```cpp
template <int KIND, bool STORE_STATE = true, int LANES = 1, bool EXT = false, bool LAZY_SLOT = false, int STRAIGHT = 0>
__device__ __forceinline__ void env_epilogue(const vf_dyn_cfg& c, const vf_env_cfg& e, const EnvArgs& g, int i, bool live,
                                             Agent& s, Spares& sp, int wave_first, float* tile, float* reward_reg = nullptr,
                                             bool* done_reg = nullptr, unsigned long long* tr = nullptr,
                                             int* gate_reg = nullptr)
{
#ifdef VF_ENV_TRACE
#define VF_EPI_TR(k, x) do { if (tr) { asm volatile("" :: "v"(x) : "memory"); tr[k] = __builtin_amdgcn_s_memrealtime(); } } while (0)
#else
#define VF_EPI_TR(k, x)
#endif
    EnvRegs er = unpack_env(sp);
    const float vel[3] = {s.v[0] + s.wnd[0], s.v[1] + s.wnd[1], s.v[2] + s.wnd[2]};
    constexpr bool NO_ROOT = (STRAIGHT & 4) && KIND == VF_ENV_HOVER && !EXT;
    Collision col = bbox_collision<NO_ROOT>(e, s.p);
    if constexpr (EXT) {
        if (g.ext_point && live) {
            const float* q = g.ext_point + 3 * (size_t)i;
#pragma unroll
            for (int d = 0; d < 3; ++d) { col.cp[d] = q[d]; col.vec[d] = q[d] - s.p[d]; }
            col.dis = norm3(col.vec[0], col.vec[1], col.vec[2]);
            col.hit = col.dis < e.uav_radius;
        }
        if (g.ext_oob && live) col.oob = g.ext_oob[i] != 0;
    }
    er.flags = collision_flags(er.flags, col);
    er.step_count += 1;

    bool success = false, failure = false;
    if constexpr (KIND == VF_ENV_NAV) {
        success = norm3(s.p[0] - e.target[0], s.p[1] - e.target[1], s.p[2] - e.target[2]) <= e.success_radius;
        if (e.reward_mode == VF_REWARD_NAV2) failure = col.hit;
    }
    bool ep_done = (er.flags & VF_F_EPISODE_DONE) || success || failure || (er.flags & VF_F_OUT_BOUNDS);
    if (e.is_collision_reset) ep_done = ep_done || (er.flags & VF_F_COLLISION);
    const bool truncated = er.step_count >= e.max_episode_steps;
    const bool done = ep_done || truncated;
    SpawnSlot slot;
    const bool use_slot = done && g.auto_reset && g.g_spawn_rd >= 0;
    if constexpr (!LAZY_SLOT) {
        const bool wave_ends = __builtin_amdgcn_ballot_w64(use_slot) != 0;
        slot = load_spawn_slot(g, i, wave_ends);
    } else {
        if (use_slot) slot = load_spawn_slot(g, i);
    }
    float reward;
    int gate = 0, passed = 0, gate_pre = 0;
    float4 race = make_float4(0.f, 0.f, 0.f, 0.f);
    if constexpr (KIND == VF_ENV_HOVER) {
        reward = hover_reward<(STRAIGHT & 2) != 0>(s.p, e.target, s.q, vel, s.w);
    } else if constexpr (KIND == VF_ENV_NAV) {
        if (e.reward_mode == VF_REWARD_NAV2) {
            reward = nav2_reward(e, s.p, vel, s.w, success);
        } else {
            reward = nav_reward(e, s.p, s.q, vel, s.w, col, success, er.step_count, c.trig_mode);
        }
    } else {
        race = *granule(g.d.S, g.d.G, i, g.g_race);
        gate = __float_as_int(race.x);
        gate = (unsigned)gate < (unsigned)e.n_gates ? gate : 0;
        gate_pre = gate;
        passed = __float_as_int(race.y);
        const float* gt = e.gates[gate];
        const bool pass = norm3(s.p[0] - gt[0], s.p[1] - gt[1], s.p[2] - gt[2]) <= e.success_radius;
        gate = gate + (pass ? 1 : 0);
        gate = gate == e.n_gates ? 0 : gate;
        passed += pass ? 1 : 0;
        reward = hover_reward(s.p, e.gates[gate], s.q, vel, s.w);
        reward = reward + (pass ? 1.0f : 0.0f) * 20.0f;
        race.z = __int_as_float(pass ? 1 : 0);
    }
    VF_EPI_TR(8, reward);
    er.rewards = er.rewards + reward;
    er.flags = set_flag(er.flags, VF_F_EPISODE_DONE, ep_done);
    er.flags = set_flag(er.flags, VF_F_SUCCESS, success);
    er.flags = set_flag(er.flags, VF_F_FAILURE, failure);
    er.flags = set_flag(er.flags, VF_F_DONE, done);
    if (g.out.done_list) {
        const bool mine = live && done && (LANES == 1 || (threadIdx.x & (LANES - 1)) == 0);
        const unsigned long long m = __ballot(mine);
        if (m) {
            const int lane = threadIdx.x & 63, first = __ffsll((long long)m) - 1;
            int base = 0;
            if (lane == first) base = atomicAdd(g.out.done_count, __popcll(m));
            base = __shfl(base, first);
            if (mine) g.out.done_list[base + __popcll(m & ((1ull << lane) - 1ull))] = i;
        }
    }
    float o[13];
    obs_row(c, s, o);
    if constexpr (!(STRAIGHT & 1)) obs_variant(e, o);
    if (live) {
        g.out.reward[i] = reward;
        if (reward_reg) *reward_reg = reward;
        if (done_reg) *done_reg = done;
        g.out.done[i] = done ? 1 : 0;
        if (done) {
            if (g.out.ep_return) g.out.ep_return[i] = er.rewards;
            if (g.out.ep_length) g.out.ep_length[i] = er.step_count;
            if (g.out.ep_flags)
                g.out.ep_flags[i] = (success ? VF_EP_SUCCESS : 0) | (truncated ? VF_EP_TRUNCATED : 0) |
                                    ((er.flags & VF_F_ONCE_COLLIDED) ? VF_EP_COLLIDED : 0) |
                                    (ep_done ? VF_EP_EPISODE_DONE : 0);
            if constexpr (kind_is_racing(KIND)) {
                if (g.out.ep_past_gates) g.out.ep_past_gates[i] = passed;
                if (g.out.terminal_gate) g.out.terminal_gate[i] = gate_pre;
            }
            if (g.out.terminal_obs) {
                if constexpr (KIND == VF_ENV_RACING2) {
                    float ot[16];
                    race2_obs(e, o, gate_pre, ot);
                    float* to = g.out.terminal_obs + 16 * (size_t)i;
#pragma unroll
                    for (int k = 0; k < 16; ++k) to[k] = ot[k];
                } else {
                    float* to = g.out.terminal_obs + 13 * (size_t)i;
#pragma unroll
                    for (int k = 0; k < 13; ++k) to[k] = o[k];
                }
            }
        }
    }
    if (g.stale) {
        const unsigned long long ending = __builtin_amdgcn_ballot_w64(done && g.auto_reset != 0 && live);
        if (ending && (threadIdx.x & 63) == 0) {
            atomicOr(g.stale + (i >> 6), ending);
            atomicOr(g.stale + g.n_tiles + (i >> 6), ending);
        }
    }
    if (done && g.auto_reset) {
        unsigned episode = ((unsigned)er.flags >> 8) + 1u;
        if constexpr (kind_is_racing(KIND)) {
            gate = racing_choose_gate(s.p);
            passed = 0;
            race.z = __int_as_float(0);
        }
        if (use_slot && __float_as_uint(slot.g0.x) == episode) {
            s.p[0] = slot.g0.y; s.p[1] = slot.g0.z; s.p[2] = slot.g0.w;
            s.q = Quat{slot.g1.x, slot.g1.y, slot.g1.z, slot.g1.w};
            s.t = slot.g2.x;
            s.v[0] = slot.g2.y; s.v[1] = slot.g2.z; s.v[2] = slot.g2.w;
            s.w[0] = slot.g3.y; s.w[1] = slot.g3.z; s.w[2] = slot.g3.w;
        } else {
            spawn_agent(e, env_agent0(e), i, episode, true, s);
        }
        reset_rotors(c, s);
        for (int q = 0; q < c.delay_steps; ++q)
            *granule(g.d.S, g.d.G, i, VF_G_RING + q) = make_float4(0.f, 0.f, 0.f, 0.f);
        if (g.d.g_drag >= 0 && e.drag_random > 0.0f) {
            float4 kl4, kq4;
            spawn_drag(c, e, env_agent0(e), i, episode, kl4, kq4);
            *granule(g.d.S, g.d.G, i, g.d.g_drag) = kl4;
            *granule(g.d.S, g.d.G, i, g.d.g_drag + 1) = kq4;
        }
        col = bbox_collision<NO_ROOT>(e, s.p);
        er.flags = (int)(episode << 8);
        er.flags = set_flag(er.flags, VF_F_COLLISION, col.hit);
        er.flags = set_flag(er.flags, VF_F_OUT_BOUNDS, col.oob);
        er.step_count = 0;
        er.rewards = 0.0f;
        obs_row(c, s, o);
        if constexpr (!(STRAIGHT & 1)) obs_variant(e, o);
    }
    if constexpr (kind_is_racing(KIND)) {
        race.x = __int_as_float(gate);
        race.y = __int_as_float(passed);
        *granule(g.d.S, g.d.G, i, g.g_race) = race;
        if (live && g.out.gate) g.out.gate[i] = gate;
        if (gate_reg) *gate_reg = gate;
    }
    pack_env(er, sp);
    VF_EPI_TR(9, sp.acc);
    if constexpr (STORE_STATE) store_agent(g.d.S, g.d.G, i, s, sp);
    VF_EPI_TR(10, sp.acc);
    if constexpr (KIND == VF_ENV_RACING2) {
        float o16[16];
        race2_obs(e, o, gate, o16);
        if constexpr (LANES == 4) store_rows_quads<16>(g.out.obs, g.d.N, wave_first, o16, tile);
        else store_rows_coalesced<16>(g.out.obs, g.d.N, wave_first, o16, tile);
    } else if constexpr (LANES == 4) store_rows_quads<13>(g.out.obs, g.d.N, wave_first, o, tile);
    else store_rows_coalesced<13>(g.out.obs, g.d.N, wave_first, o, tile);
}

}
```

*****

◆ What to produce
Would you please copy every line from the listing above that contains the word "STRAIGHT"?

◆ Task answer
template <int KIND, bool STORE_STATE = true, int LANES = 1, bool EXT = false, bool LAZY_SLOT = false, int STRAIGHT = 0>
    constexpr bool NO_ROOT = (STRAIGHT & 4) && KIND == VF_ENV_HOVER && !EXT;
        reward = hover_reward<(STRAIGHT & 2) != 0>(s.p, e.target, s.q, vel, s.w);
    if constexpr (!(STRAIGHT & 1)) obs_variant(e, o);
        if constexpr (!(STRAIGHT & 1)) obs_variant(e, o);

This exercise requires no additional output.